February 11, 2026
GR Infraprojects share price target
The company has revised its guidance for revenue growth to be around Rs 3,000 Cr in Q4FY26 and expects 10%-15% growth in FY27

Robust Order Book To Drive Growth; Retain BUY

Est. Vs. Actual for Q3FY26: Revenue – BEAT; EBITDA Margin – MISS; PAT – BEAT

Change in Estimates post Q3FY26 (Abs)

FY26E/FY27E: Revenue: 14%/12%; EBITDA: 4%/3% PAT: 14%/10%

Recommendation Rationale

• Strong & Well-diversified Order Book Ensuring Revenue Visibility: The company’s order book position, including L1 projects, stands at Rs 24,965 Cr, comprising Roads, Railways, Transmission, Telecom/Optical Fibre, and Tunnel works, providing healthy revenue visibility for the next 24–36 months. A pick up in revenue is due to the oil & gas sector, and it is expected to contribute further Rs 1,000 Cr in FY27. We expect revenue to grow at 17% CAGR over FY25–FY27E.

• Order Inflow to Pick Up in Q4FY26: For 9MFY26, the order inflow stood at Rs 4,800 Cr and project awarding activity is expected to gain momentum. The management is expecting total order inflow of Rs 10,000 Cr in FY26 and Rs 20,000 Cr in FY27. As per the updated guidelines from the MLA and the Ministry, the qualification norms and project sizes have been enhanced. The management remains confident of meeting its inflow target, supported by a strong execution track record and diversified capabilities.

• Robust Tender Pipeline Supported by Balanced Segment Exposure: The bidding pipeline remains robust at more than Rs 1 Lc Cr in Highway projects and Rs 2 Lc Cr from Railways projects. Management has already bid for Rs 16,000 Cr in highway projects and Rs 4,000 Cr in tunnel and hydro, and plans to bid in projects worth Rs 20,000 Cr in the Oil & Gas sector.

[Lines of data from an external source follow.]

diff --git a/mamba-tts-project_amd/mtts/dp.py b/mamba-tts-project_amd/mtts/dp.py
--- a/mamba-tts-project_amd/mtts/dp.py
+++ b/mamba-tts-project_amd/mtts/dp.py
@@ -54,7 +54,7 @@
         self.hooks = [p.register_post_accumulate_grad_hook(self._hook) for p in self.params]
         for p, v in self.views.items():
             p._mtts_grad_view = v
-        wgrad.add_listener(self._deferred_ready)
+        wgrad.add_listener(self._deferred_ready, reductions=True)
 
     def _deferred_ready(self, p):
         if p in self.views:
diff --git a/mamba-tts-project_amd/mtts/gemm.py b/mamba-tts-project_amd/mtts/gemm.py
--- a/mamba-tts-project_amd/mtts/gemm.py
+++ b/mamba-tts-project_amd/mtts/gemm.py
@@ -35,8 +35,17 @@
             and a.shape[0] == b.shape[0] and a.shape[0] % 64 == 0 and a.shape[1] % 8 == 0 and b.shape[1] % 8 == 0)
 
 
+def colsum_c_ok(m: int, n: int, aux: torch.Tensor = None) -> bool:
+    lib = L.lib()
+    if lib.mtts_get_override(L.OVERRIDES["gemm_narrow"]) == 1 or lib.mtts_get_override(L.OVERRIDES["gemm_tile"]) == 2:
+        return False
+    if n % 8 != 0 or m * n * 2 >= 1 << 31:
+        return False
+    return aux is None or (aux.stride(0) % 8 == 0 and aux.data_ptr() % 16 == 0 and m * aux.stride(0) * 2 < 1 << 31)
+
+
 def mm_nt(a: torch.Tensor, b: torch.Tensor, bias: torch.Tensor = None, gelu_aux: torch.Tensor = None,
-          dgelu_aux: torch.Tensor = None, out: torch.Tensor = None) -> torch.Tensor:
+          dgelu_aux: torch.Tensor = None, out: torch.Tensor = None, colsum_c: bool = False):
     m, k = a.shape
     n = b.shape[0]
     if not epi_ok(bias, gelu_aux if gelu_aux is not None else dgelu_aux):
@@ -59,8 +68,12 @@
     args.epilogue = epi
     args.lda, args.ldb, args.ldc = a.stride(0), b.stride(0), out.stride(0)
     args.a, args.b, args.c = a.data_ptr(), b.data_ptr(), out.data_ptr()
+    slab = None
+    if colsum_c:
+        slab = torch.empty(2 * -(-m // TILE), n, device=a.device, dtype=torch.float32)
+        args.colsum_c = slab.data_ptr()
     L.call("mtts_gemm", args)
-    return out
+    return (out, slab) if colsum_c else out
 
 
 def tn_splits(m: int, n: int, k: int) -> int:
diff --git a/mamba-tts-project_amd/mtts/linear.py b/mamba-tts-project_amd/mtts/linear.py
--- a/mamba-tts-project_amd/mtts/linear.py
+++ b/mamba-tts-project_amd/mtts/linear.py
@@ -119,6 +119,38 @@
     return out
 
 
+def colsum_deferrable(x2d: torch.Tensor) -> bool:
+    e = 16 // x2d.element_size()
+    return (x2d.dim() == 2 and x2d.dtype in (torch.float32, torch.bfloat16) and x2d.stride(1) == 1
+            and x2d.shape[0] >= 256 and x2d.shape[1] % e == 0 and x2d.stride(0) % e == 0 and x2d.data_ptr() % 16 == 0)
+
+
+def colsum_pending(x2d: torch.Tensor):
+    import ctypes as C
+    rows, cols = x2d.shape
+    ws = torch.empty(L.lib().mtts_colsum_workspace(rows, cols, rows), device=x2d.device, dtype=torch.uint8)
+    job = L.ReduceJob()
+    L.call_raw("mtts_colsum_partials", x2d.data_ptr(), L.dtype_code(x2d), rows, cols, x2d.stride(0), ws.data_ptr(),
+               C.byref(job))
+    if job.nparts == 0:
+        raise RuntimeError("colsum_pending: the shape does not take the two-stage path (colsum_deferrable)")
+    return WG.Pending(ws, job, cols)
+
+
+def defer_bias(parts, bias) -> bool:
+    if bias is None or not WG.reduce_on(bias):
+        return False
+    if not all(isinstance(s, WG.Pending) or colsum_deferrable(s) for s, _ in parts):
+        return False
+    for s, rows in parts:
+        WG.submit_reduce(s if isinstance(s, WG.Pending) else colsum_pending(s), bias, rows)
+    return True
+
+
+def _now(v):
+    return v.materialize() if isinstance(v, WG.Pending) else v
+
+
 def colsum_groups(x2d: torch.Tensor, rows_per_group: int) -> torch.Tensor:
     if x2d.stride(-1) != 1:
         x2d = x2d.contiguous()
@@ -213,6 +245,7 @@
         y = proj(x2, w, b)
         ctx.save_for_backward(x2, w)
         ctx.weight = weight
+        ctx.bias_p = bias
         ctx.meta = (x.shape, weight.shape, weight.dtype, None if bias is None else bias.dtype, r0, r1)
         return y.view(*x.shape[:-1], w.shape[0])
 
@@ -246,7 +279,8 @@
                         if b > a:
                             dW[a:b].zero_()
                 dW = dW.to(wdt)
-            if bdt is not None and ctx.needs_input_grad[2]:
+            if bdt is not None and ctx.needs_input_grad[2] and not defer_bias([(dy2, (r0, r1)), (dyr, (q0, q1))],
+                                                                              ctx.bias_p):
                 db = torch.empty(wshape[0], device=dy2.device, dtype=torch.float32)
                 colsum(dy2, out=db[r0:r1])
                 colsum(dyr, out=db[q0:q1])
@@ -265,12 +299,14 @@
             dW = g
         if bdt is not None and ctx.needs_input_grad[2]:
             gb = ctx.slot.take(dy2.shape[1]) if ctx.slot is not None else None
-            gb = (gb if gb is not None else colsum(dy2)).to(bdt)
-            if r0 is not None:
-                full = torch.zeros(wshape[0], device=gb.device, dtype=bdt)
-                full[r0:r1] = gb
-                gb = full
-            db = gb
+            if not defer_bias([(gb if gb is not None else dy2, None if r0 is None else (r0, r1))], ctx.bias_p):
+                gb = _now(gb)
+                gb = (gb if gb is not None else colsum(dy2)).to(bdt)
+                if r0 is not None:
+                    full = torch.zeros(wshape[0], device=gb.device, dtype=bdt)
+                    full[r0:r1] = gb
+                    gb = full
+                db = gb
         return dx, dW, db, None, None, None, None
 
 
@@ -298,6 +334,7 @@
         y = proj(a, W2, B2)
         ctx.save_for_backward(h2, pre, a, W1, W2)
         ctx.ws = (w1, w2)
+        ctx.bs = (b1, b2)
         ctx.meta = (h.shape, w1.dtype, b1.dtype, w2.dtype, b2.dtype)
         return y.view(*h.shape[:-1], W2.shape[0])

Sector Outlook: Cautiously Positive

Company Outlook & Guidance: The company has revised its guidance for revenue growth to be around Rs 3,000 Cr in Q4FY26 and expects 10%-15% growth in FY27. EBITDA margins are revised from11-13% to be around 11-12%.

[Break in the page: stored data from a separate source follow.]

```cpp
int32_t hgym_randperm_dev(int64_t n, uint64_t seed, const int64_t* draw, int64_t* out, void* stream) {
    HG_REQUIRE(n > 0 && n <= ((int64_t)1 << 40), HGYM_E_SHAPE, "n=%lld", (long long)n);
    HG_REQUIRE(out && draw, HGYM_E_BADARG, "null pointer");
    int half_bits = 1;
    while (((int64_t)1 << (2 * half_bits)) < n) ++half_bits;
    const int blocks = (int)((n + 255) / 256 > 4096 ? 4096 : (n + 255) / 256);
    hipLaunchKernelGGL(randperm_dev_kernel, dim3(blocks), dim3(256), 0, (hipStream_t)stream, n, half_bits, seed, draw, out);
    HG_CHECK_LAUNCH("randperm_dev_kernel");
    return HGYM_OK;
}

int32_t hgym_randperm(int64_t n, uint64_t seed, uint64_t draw, int64_t* out, void* stream) {
    HG_REQUIRE(n > 0 && n <= ((int64_t)1 << 40), HGYM_E_SHAPE, "n=%lld", (long long)n);
    HG_REQUIRE(out, HGYM_E_BADARG, "null output");
    int half_bits = 1;
    while (((int64_t)1 << (2 * half_bits)) < n) ++half_bits;
    const uint64_t key = perm_key(seed, draw);
    const int blocks = (int)((n + 255) / 256 > 4096 ? 4096 : (n + 255) / 256);
    hipLaunchKernelGGL(randperm_kernel, dim3(blocks), dim3(256), 0, (hipStream_t)stream, n, half_bits, (uint32_t)key, (uint32_t)(key >> 32), out);
    HG_CHECK_LAUNCH("randperm_kernel");
    return HGYM_OK;
}

int32_t hgym_store_step(int32_t n, const float* rew, const float* values, const uint8_t* time_outs, const uint8_t* dones,
                        float gamma, float* rewards_slot, uint8_t* dones_slot, void* stream) {
    HG_REQUIRE(n > 0, HGYM_E_SHAPE, "n=%d", n);
    HG_REQUIRE(rew && values && dones && rewards_slot && dones_slot, HGYM_E_BADARG, "null pointer");
    hipLaunchKernelGGL(store_step_kernel, dim3(ceil_div(n, 256)), dim3(256), 0, (hipStream_t)stream, n, rew, values, time_outs, dones,
                       gamma, rewards_slot, dones_slot);
    HG_CHECK_LAUNCH("store_step_kernel");
    return HGYM_OK;
}

int32_t hgym_gae(int32_t T, int32_t n, const float* rewards, const float* values, const uint8_t* dones, const float* last_values,
                 float gamma, float lam, float* returns, float* advantages, double* stats, void* stream) {
    HG_REQUIRE(T > 0 && n > 0, HGYM_E_SHAPE, "T=%d n=%d", T, n);
    HG_REQUIRE(rewards && values && dones && last_values && returns && advantages && stats, HGYM_E_BADARG, "null pointer");
    prof_begin(HGYM_PROF_GAE, (hipStream_t)stream);
    hipLaunchKernelGGL(gae_kernel<false>, dim3(ceil_div(n, GAE_ENVS)), dim3(256), 0, (hipStream_t)stream, T, n, const_cast<float*>(rewards), values,
                       dones, nullptr, last_values, gamma, lam, returns, advantages, stats);
    prof_end(HGYM_PROF_GAE, (hipStream_t)stream, (double)T * n * 17.0);
    HG_CHECK_LAUNCH("gae_kernel");
    return HGYM_OK;
}

int32_t hgym_gae_bootstrap(int32_t T, int32_t n, float* rewards, const float* values, const uint8_t* dones, const uint8_t* time_outs,
                           const float* last_values, float gamma, float lam, float* returns, float* advantages, double* stats, void* stream) {
    HG_REQUIRE(T > 0 && n > 0, HGYM_E_SHAPE, "T=%d n=%d", T, n);
    HG_REQUIRE(rewards && values && dones && time_outs && last_values && returns && advantages && stats, HGYM_E_BADARG, "null pointer");
    prof_begin(HGYM_PROF_GAE, (hipStream_t)stream);
    hipLaunchKernelGGL(gae_kernel<true>, dim3(ceil_div(n, GAE_ENVS)), dim3(256), 0, (hipStream_t)stream, T, n, rewards, values, dones, time_outs,
                       last_values, gamma, lam, returns, advantages, stats);
    prof_end(HGYM_PROF_GAE, (hipStream_t)stream, (double)T * n * 22.0);
    HG_CHECK_LAUNCH("gae_kernel<bootstrap>");
    return HGYM_OK;
}

int32_t hgym_adv_normalize(int64_t count, float* advantages, const double* stats, void* stream) {
    HG_REQUIRE(count > 1, HGYM_E_SHAPE, "count=%lld", (long long)count);
    HG_REQUIRE(advantages && stats, HGYM_E_BADARG, "null pointer");
    const int blocks = (int)((count + 255) / 256 > 2048 ? 2048 : (count + 255) / 256);
    hipLaunchKernelGGL(adv_normalize_kernel, dim3(blocks), dim3(256), 0, (hipStream_t)stream, count, advantages, stats);
    HG_CHECK_LAUNCH("adv_normalize_kernel");
    return HGYM_OK;
}

}
```

humanoid-gym_amd/csrc/hgym_net.hip:

```cpp
#include <stdlib.h>

#include "hgym_gemm.hpp"
#include "hgym_fused.hpp"

namespace hgym {

int32_t launch_mlp_fb(const FwdArgs& fb, const FbLoss& fl, bool shadow, bool unclipped, int tiles, int nets, size_t lds, hipStream_t s);

struct LayerLayout {
    int K, N;
    int Kp, Ncp, N16, K16;
    int64_t w_off, b_off;
    int64_t Wp, WTp;
    int64_t X, XT, dY, dYT;
    int KBf, NBf, NBBf;
    int64_t Wf, WTf;
};

struct NetLayout {
    int L;
    bool fused;
    LayerLayout layer[HGYM_MAX_LAYERS];
    int64_t out_f32;
    int64_t X0b, Hb[3], dZb[4];
// ... 335 lines not shown
        } else {
#pragma unroll
            for (int j = 0; j < 16; ++j) {
                if (j >= A) continue;
                rowm[j] = a.mu[(int64_t)i * A + j];
                rowa[j] = a.b.actions[r * A + j];
                rowmo[j] = a.b.mu[r * A + j];
                rowso[j] = a.b.sigma[r * A + j];
            }
        }
#pragma unroll
        for (int j = 0; j < 16; ++j) {
            diff[j] = 0.0f;
            sg[j] = 1.0f;
            if (j >= A) continue;
            const float m = rowm[j];
            const float s = m * 0.0f + a.std_[j];
            const float act = rowa[j];
            const float mo = rowmo[j], so = rowso[j];
            const float d = act - m;
            diff[j] = d;
            sg[j] = s;
            lp += -(d * d) / (2.0f * s * s) - logf(s) - 0.9189385332046727f;
            ent += 0.5f + 0.9189385332046727f + logf(s);
            kl += logf(s / so + 1.e-5f) + (so * so + (mo - m) * (mo - m)) / (2.0f * (s * s)) - 0.5f;
        }
        const float ratio = expf(lp - lpold);
        const float s1 = -adv * ratio;
        const float s2 = -adv * clampf(ratio, 1.0f - a.clip, 1.0f + a.clip);
        const float surr = fmaxf(s1, s2);
        const float in_range = (ratio >= 1.0f - a.clip && ratio <= 1.0f + a.clip) ? 1.0f : 0.0f;
        const float w1 = s1 > s2 ? 1.0f : (s1 == s2 ? 0.5f : 0.0f);
        const float d_lp = (-adv) * (w1 + (1.0f - w1) * in_range) * invB * ratio;
        float vl, d_v;
        if constexpr (VU) {
            vl = (v - ret) * (v - ret);
            d_v = a.value_coef * invB * (2.0f * (v - ret));
        } else {
            const float vc = vold + clampf(v - vold, -a.clip, a.clip);
            const float l1 = (v - ret) * (v - ret), l2 = (vc - ret) * (vc - ret);
            vl = fmaxf(l1, l2);
            const float v_in = ((v - vold) >= -a.clip && (v - vold) <= a.clip) ? 1.0f : 0.0f;
            const float u1 = l1 > l2 ? 1.0f : (l1 == l2 ? 0.5f : 0.0f);
            d_v = a.value_coef * invB * (u1 * 2.0f * (v - ret) + (1.0f - u1) * 2.0f * (vc - ret) * v_in);
        }
#pragma unroll
        for (int j = 0; j < 16; ++j) {
            if (j >= A) continue;
            const float s = sg[j], d = diff[j];
            const float g_mu = d_lp * d / (s * s);
            const float g_sg = d_lp * (d * d / (s * s * s) - 1.0f / s) - (a.entropy_coef * invB) / s;
            if (j < 12) {
                acc[4 + j] = g_sg;
                acc[16 + j] = g_mu;
            }
            dmu[(int64_t)i * a.ld_dmu + j] = from_f32<T>(g_mu);
            dmuT[(int64_t)j * a.ld_t + i] = from_f32<T>(g_mu);
        }
        dval[(int64_t)i * a.ld_dval] = from_f32<T>(d_v);
        dvalT[i] = from_f32<T>(d_v);
        acc[0] = surr;
        acc[1] = vl;
        acc[2] = ent;
        acc[3] = kl;
        acc[28] = d_v;
    } else if (i < a.Bp) {
        for (int j = 0; j < A; ++j) dmuT[(int64_t)j * a.ld_t + i] = from_f32<T>(0.0f);
        dvalT[i] = from_f32<T>(0.0f);
    }
#pragma unroll
    for (int k = 0; k < LOSS_PARTIALS; ++k) {
        float s = acc[k];
#pragma unroll
        for (int off = 32; off > 0; off >>= 1) s += __shfl_down(s, off, 64);
        if ((threadIdx.x & 63) == 0) red[threadIdx.x >> 6][k] = s;
    }
    __syncthreads();
    if (threadIdx.x < LOSS_PARTIALS) a.partials[(int64_t)blockIdx.x * LOSS_PARTIALS + threadIdx.x] =
        red[0][threadIdx.x] + red[1][threadIdx.x] + red[2][threadIdx.x] + red[3][threadIdx.x];
}

__global__ __launch_bounds__(512) void ppo_scalars_kernel(const ScalArgs a) { ppo_scalars_block(a, threadIdx.x, blockDim.x); }

struct Segment {
    int64_t off;
    int rows, cols;
    int splits;
    void* Wp;
    int64_t ldw;
    void* WTp;
    int64_t ldwt;
    void* Wf;
    void* WTf;
    int KB, NBB;
};
struct SegTable {
    int n;
    Segment s[2 * HGYM_MAX_LAYERS * 2 + 1];
};

__global__ __launch_bounds__(256) void reduce_slabs_kernel(const SegTable tab, int64_t P, const float* __restrict__ slabs,
                                                           float* __restrict__ grads, double* __restrict__ opt) {
    __shared__ double red[4];
    const Segment& sg = tab.s[blockIdx.y];
    const int64_t n = (int64_t)sg.rows * sg.cols;
    const int64_t stride = (int64_t)gridDim.x * blockDim.x;
    double sq = 0.0;
    if (sg.splits == 0) {
        for (int64_t i = (int64_t)blockIdx.x * blockDim.x + threadIdx.x; i < n; i += stride) {
            const float g = grads[sg.off + i];
            sq += (double)g * (double)g;
        }
    } else {
        const bool vec = (P & 3) == 0 && (((uintptr_t)grads | (uintptr_t)slabs) & 15) == 0;
        const int64_t head = vec ? ((4 - (sg.off & 3)) & 3) < n ? ((4 - (sg.off & 3)) & 3) : n : n;
        const int64_t n4 = (n - head) >> 2, tail0 = head + 4 * n4;
        const int64_t base = sg.off + head;
        for (int64_t i = (int64_t)blockIdx.x * blockDim.x + threadIdx.x; i < n4; i += stride) {
            float4 acc = make_float4(0.f, 0.f, 0.f, 0.f);
            if (sg.splits == 8) {
                float4 v[8];
#pragma unroll
                for (int z = 0; z < 8; ++z) v[z] = *reinterpret_cast<const float4*>(slabs + (int64_t)z * P + base + 4 * i);
#pragma unroll
                for (int z = 0; z < 8; ++z) { acc.x += v[z].x; acc.y += v[z].y; acc.z += v[z].z; acc.w += v[z].w; }
            } else {
                for (int z = 0; z < sg.splits; ++z) {
                    const float4 v = *reinterpret_cast<const float4*>(slabs + (int64_t)z * P + base + 4 * i);
                    acc.x += v.x; acc.y += v.y; acc.z += v.z; acc.w += v.w;
                }
            }
            *reinterpret_cast<float4*>(grads + base + 4 * i) = acc;
            sq += (double)acc.x * (double)acc.x + (double)acc.y * (double)acc.y + (double)acc.z * (double)acc.z + (double)acc.w * (double)acc.w;
        }
        for (int64_t i = (int64_t)blockIdx.x * blockDim.x + threadIdx.x; i < head + (n - tail0); i += stride) {
            const int64_t e = i < head ? i : tail0 + (i - head);
            float s = 0.0f;
            for (int z = 0; z < sg.splits; ++z) s += slabs[(int64_t)z * P + sg.off + e];
            grads[sg.off + e] = s;
            sq += (double)s * (double)s;
        }
    }
#pragma unroll
    for (int off = 32; off > 0; off >>= 1) sq += __shfl_down(sq, off, 64);
    if ((threadIdx.x & 63) == 0) red[threadIdx.x >> 6] = sq;
    __syncthreads();
    if (threadIdx.x == 0) {
        double t = red[0] + red[1] + red[2] + red[3];
        t = __builtin_rint(t * 0x1p46) * 0x1p-46;
        if (t != 0.0) atomicAdd(&opt[9], t);
    }
}


__device__ __forceinline__ void apply_prologue(const HgymPPOConfig& p, const float* __restrict__ kl_slot, float inv_w, double* __restrict__ opt,
                                               int have_sq, double sq) {
    if (p.world_size > 1) opt[8] = (double)(kl_slot[0] * inv_w);
    if (opt[13] == opt[1] && opt[1] > 0.0) {
        if (have_sq >= 0) opt[9] = have_sq ? sq : 0.0;
        return;
    }
    if (p.adaptive_lr) opt[0] = adapt_lr(opt[0], (float)opt[8], p.desired_kl, p.lr_min, p.lr_max);
    const double t = opt[1] + 1.0;
    opt[1] = t;
    const bool cached = opt[13] == t;
    const double bc1 = 1.0 - (cached ? opt[14] : pow((double)p.beta1, t)), bc2 = 1.0 - (cached ? opt[15] : pow((double)p.beta2, t));
    opt[11] = (double)(float)(opt[0] / bc1);
    opt[12] = (double)(float)sqrt(bc2);
    opt[13] = t;
    if (have_sq >= 0) opt[9] = have_sq ? sq : 0.0;
}
__global__ void apply_prologue_kernel(const HgymPPOConfig p, const float* __restrict__ kl_slot, float inv_w, double* __restrict__ opt) {
    if (threadIdx.x != 0 || blockIdx.x != 0) return;
    apply_prologue(p, kl_slot, inv_w, opt, (p.world_size > 1 || !p.grad_norm_ready) ? 0 : -1, 0.0);
}
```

Current Valuation: 10.5x FY27E EPS (Earlier Valuation: 10.5x FY27E EPS) and HAM, BOT, and transmission assets at 1x book value.

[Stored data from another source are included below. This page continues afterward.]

# chenhaoxing/DiffUTE

Measured on AMD Instinct MI355X. Metric: 512x512 50-step denoise images/sec, higher is better.
Workload: dtype bf16; 1 GPU; SD2-inpaint UNet 50-step DDIM denoise loop, 512x512 px, batch 4 per GPU, glyph context [B,577,1024], ctx K/V cached per image (BASELINE configs[1]); VAE encode/decode not in the timed region; global_batch=4, denoise_steps=50, parallelism=replicas x1 (no collective), weights=random-init SD2-inpainting shapes (865,925,124 params), bf16 packed

## Files before the change

### diffute_amd/csrc/exec.h

```cpp
#pragma once
#include <map>
#include <string>
#include <unordered_map>
#include <vector>
#include "kernels.h"

struct PackRule {
  enum Kind { COPY_F32, CONV, LINEAR, GEGLU_W, GEGLU_B } kind = COPY_F32;
  size_t dst = 0;
  int rows = 0, cols = 0;
  int ks = 0, ld = 0, koff = 0;
};
struct ParamEntry { std::string name; int shape[4]; PackRule rule; };

class ParamTable {
 public:
  size_t reserve(size_t bytes) { size_t o = total_; total_ += align_up(bytes, 256); return o; }
  void add(const std::string& name, std::initializer_list<int> shape, const PackRule& r) {
    ParamEntry e; e.name = name; int i = 0; for (int k = 0; k < 4; ++k) e.shape[k] = 0;
    for (int s : shape) e.shape[i++] = s;
    e.rule = r; index_[name] = (int)entries_.size(); entries_.push_back(e);
  }
  size_t f32(const std::string& name, int n) {
    PackRule r; r.kind = PackRule::COPY_F32; r.dst = reserve((size_t)n * 4); r.rows = n; add(name, {n}, r); return r.dst;
// ... 85 lines not shown

struct ConvOpts {
  int ksize = 3, stride = 1, pad = 1, ups = 0;
  const float* bias2 = nullptr;
  int ldw = 0;
  int ups2 = 0;
  const float* bias = nullptr;
  const float* rowbias = nullptr; int ldrb = 0;
  const Tn* res = nullptr;
  const Tn* sc0 = nullptr; const Tn* sc1 = nullptr;
  int out_f32 = 0;
  int stats = 0;
  int defer = 0;
};

class Exec {
 public:
  hipStream_t stream = nullptr;
  bool dry = false;
  int rc = 0;
  Workspace ws;
  bool f32 = false;
  bool ff_fold = dmx_ff_fold_enabled();
  const char* masters = nullptr;
  struct Weights {
    const char* base; size_t mul;
    template <typename T> const T* at(size_t off) const { return (const T*)(base + off * mul); }
  };
  Weights weights(const char* arena) const { return f32 ? Weights{masters, 2} : Weights{arena, 1}; }
  static Exec dry_run(bool f32 = false) { Exec e; e.dry = true; e.f32 = f32; e.ws.reset(nullptr, 0, true); return e; }
  static Exec on(hipStream_t stream, void* ws, size_t bytes, bool f32 = false) { Exec e; e.stream = stream; e.f32 = f32; e.ws.reset(ws, bytes, false); return e; }
  TapSink* taps = nullptr;
  size_t esz() const { return f32 ? 4 : 2; }
  bf16* col(const Tn& t, int c) const { return (bf16*)((char*)t.p + (size_t)c * esz()); }
  void tap(const Tn& t);

  Tn make(int B, int H, int W, int C) {
    Tn t; t.B = B; t.H = H; t.W = W; t.C = C; t.ld = C;
    t.p = (bf16*)ws.alloc((size_t)B * H * W * C * esz());
    if (ws.failed() && !rc) { dmx_set_error("workspace too small"); rc = DMX_ERR_WORKSPACE; }
    return t;
  }
  void* raw(size_t bytes) {
    void* p = ws.alloc(bytes);
    if (ws.failed() && !rc) { dmx_set_error("workspace too small"); rc = DMX_ERR_WORKSPACE; }
    return p;
// ... 54 lines not shown
```

### diffute_amd/csrc/exec.hip

```cpp
#include <stdarg.h>
#include <stdio.h>
#include <string.h>
#include "exec.h"
#include <vector>

static thread_local char g_err[512] = "";
void dmx_set_error(const char* fmt, ...) {
  va_list ap; va_start(ap, fmt); vsnprintf(g_err, sizeof(g_err), fmt, ap); va_end(ap);
}
const char* dmx_get_error() { return g_err; }
static int* g_dev_err = nullptr;
int* dmx_dev_err_words() {
  static bool tried = false;
  if (!tried) {
    tried = true;
    void* p = nullptr;
    if (hipHostMalloc(&p, 64, hipHostMallocMapped | hipHostMallocCoherent) == hipSuccess && p) { memset(p, 0, 64); g_dev_err = (int*)p; }
    else (void)hipGetLastError();
  }
  return g_dev_err;
}
int dmx_poll_device_error() {
  volatile int* e = g_dev_err;
  if (!e || !e[0]) return DMX_OK;
// ... 10 lines not shown
  else if (k == DMX_DEVK_ATTN_PEER)
    dmx_set_error("device error: attention (balanced schedule) slot %d gave up after 40 ms waiting for the partial (O, m, l) record of slot %d for query block %d (%d slots) - "
                  "the slots in front of it did not run; the result of that launch is invalid", blk, d0, d1, d2);
  else
    dmx_set_error("device error %d raised by block %d (%d, %d, %d)", k, blk, d0, d1, d2);
  e[0] = 0;
  for (int i = 2; i < 8; ++i) e[i] = 0;
  __atomic_thread_fence(__ATOMIC_SEQ_CST);
  e[1] = 0;
  return DMX_ERR_DEVICE;
}
extern "C" int dmx_device_error(void) { return dmx_poll_device_error(); }
int dmx_check_launch(const char* what) {
  hipError_t e = hipGetLastError();
  if (e != hipSuccess) { dmx_set_error("launch of %s failed: %s", what, hipGetErrorString(e)); return DMX_ERR_HIP; }
  const int rc = dmx_poll_device_error();
  if (rc) {
    char first[400]; strncpy(first, dmx_get_error(), sizeof(first) - 1); first[sizeof(first) - 1] = 0;
    dmx_set_error("%s [surfaced at the launch check of %s, which itself was enqueued correctly; the walk it belongs to is abandoned]", first, what ? what : "?");
  }
  return rc;
}

static int g_plan_sw[DMX_SW_COUNT] = {1, 1, 1, 1, 1, 1, 1, 0, 1, 1, 1, 1};
void dmx_plan_switch(int slot, int value) { if (slot >= 0 && slot < DMX_SW_COUNT) g_plan_sw[slot] = value; }
void dmx_plan_epoch_bump() { ++g_plan_sw[DMX_SW_OVERRIDES]; }
extern "C" int dmx_plan_epoch(void) {
  unsigned h = 2166136261u;
  for (int i = 0; i < DMX_SW_COUNT; ++i) h = (h ^ (unsigned)g_plan_sw[i]) * 16777619u;
  return (int)(h & 0x7fffffffu);
}
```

Current TP: Rs 1,540/Share (Earlier TP: Rs 1,420/share)

Recommendation: We maintain our BUY rating on the company.

Financial Performance

GR Infraprojects Ltd. (GRIL) reported in Q3FY26 revenue of Rs 2,039 Cr, up 36% YoY, the increase in revenue is primarily on account of execution in oil & gas, power and transmission. The company reported EBITDA of Rs 206 Cr, up 7% YoY, and PAT of Rs 232 Cr, up 38% YoY. EBITDA margins for Q3FY26 were reported at 10.1%, compared to our estimate of 11.4% and 12.8% in Q3FY25. The decrease is due to one-time claims income of Rs 38 Cr, recognised in Q3FY25. Outlook: GRIL anticipates strong order inflows, underpinned by a robust bidding pipeline across multiple sectors, particularly in EPC and HAM projects led by NHAI. Beyond roads, the company is actively exploring opportunities in railways, ropeways, T&D, and telecom segments, which present significant growth potential. This diversified project portfolio is expected to enable GRIL to leverage its execution capabilities across various infrastructure domains and capitalise on the sector’s upcoming expansion.

Valuation & Recommendation

The stock is currently trading at an implied PE of 11x/10x FY26E/FY27E EPS. We value the stock at 10.5x FY27E EPS and maintain a BUY rating on the stock with a target price of Rs 1,540/share, implying an upside of 55% from the CMP.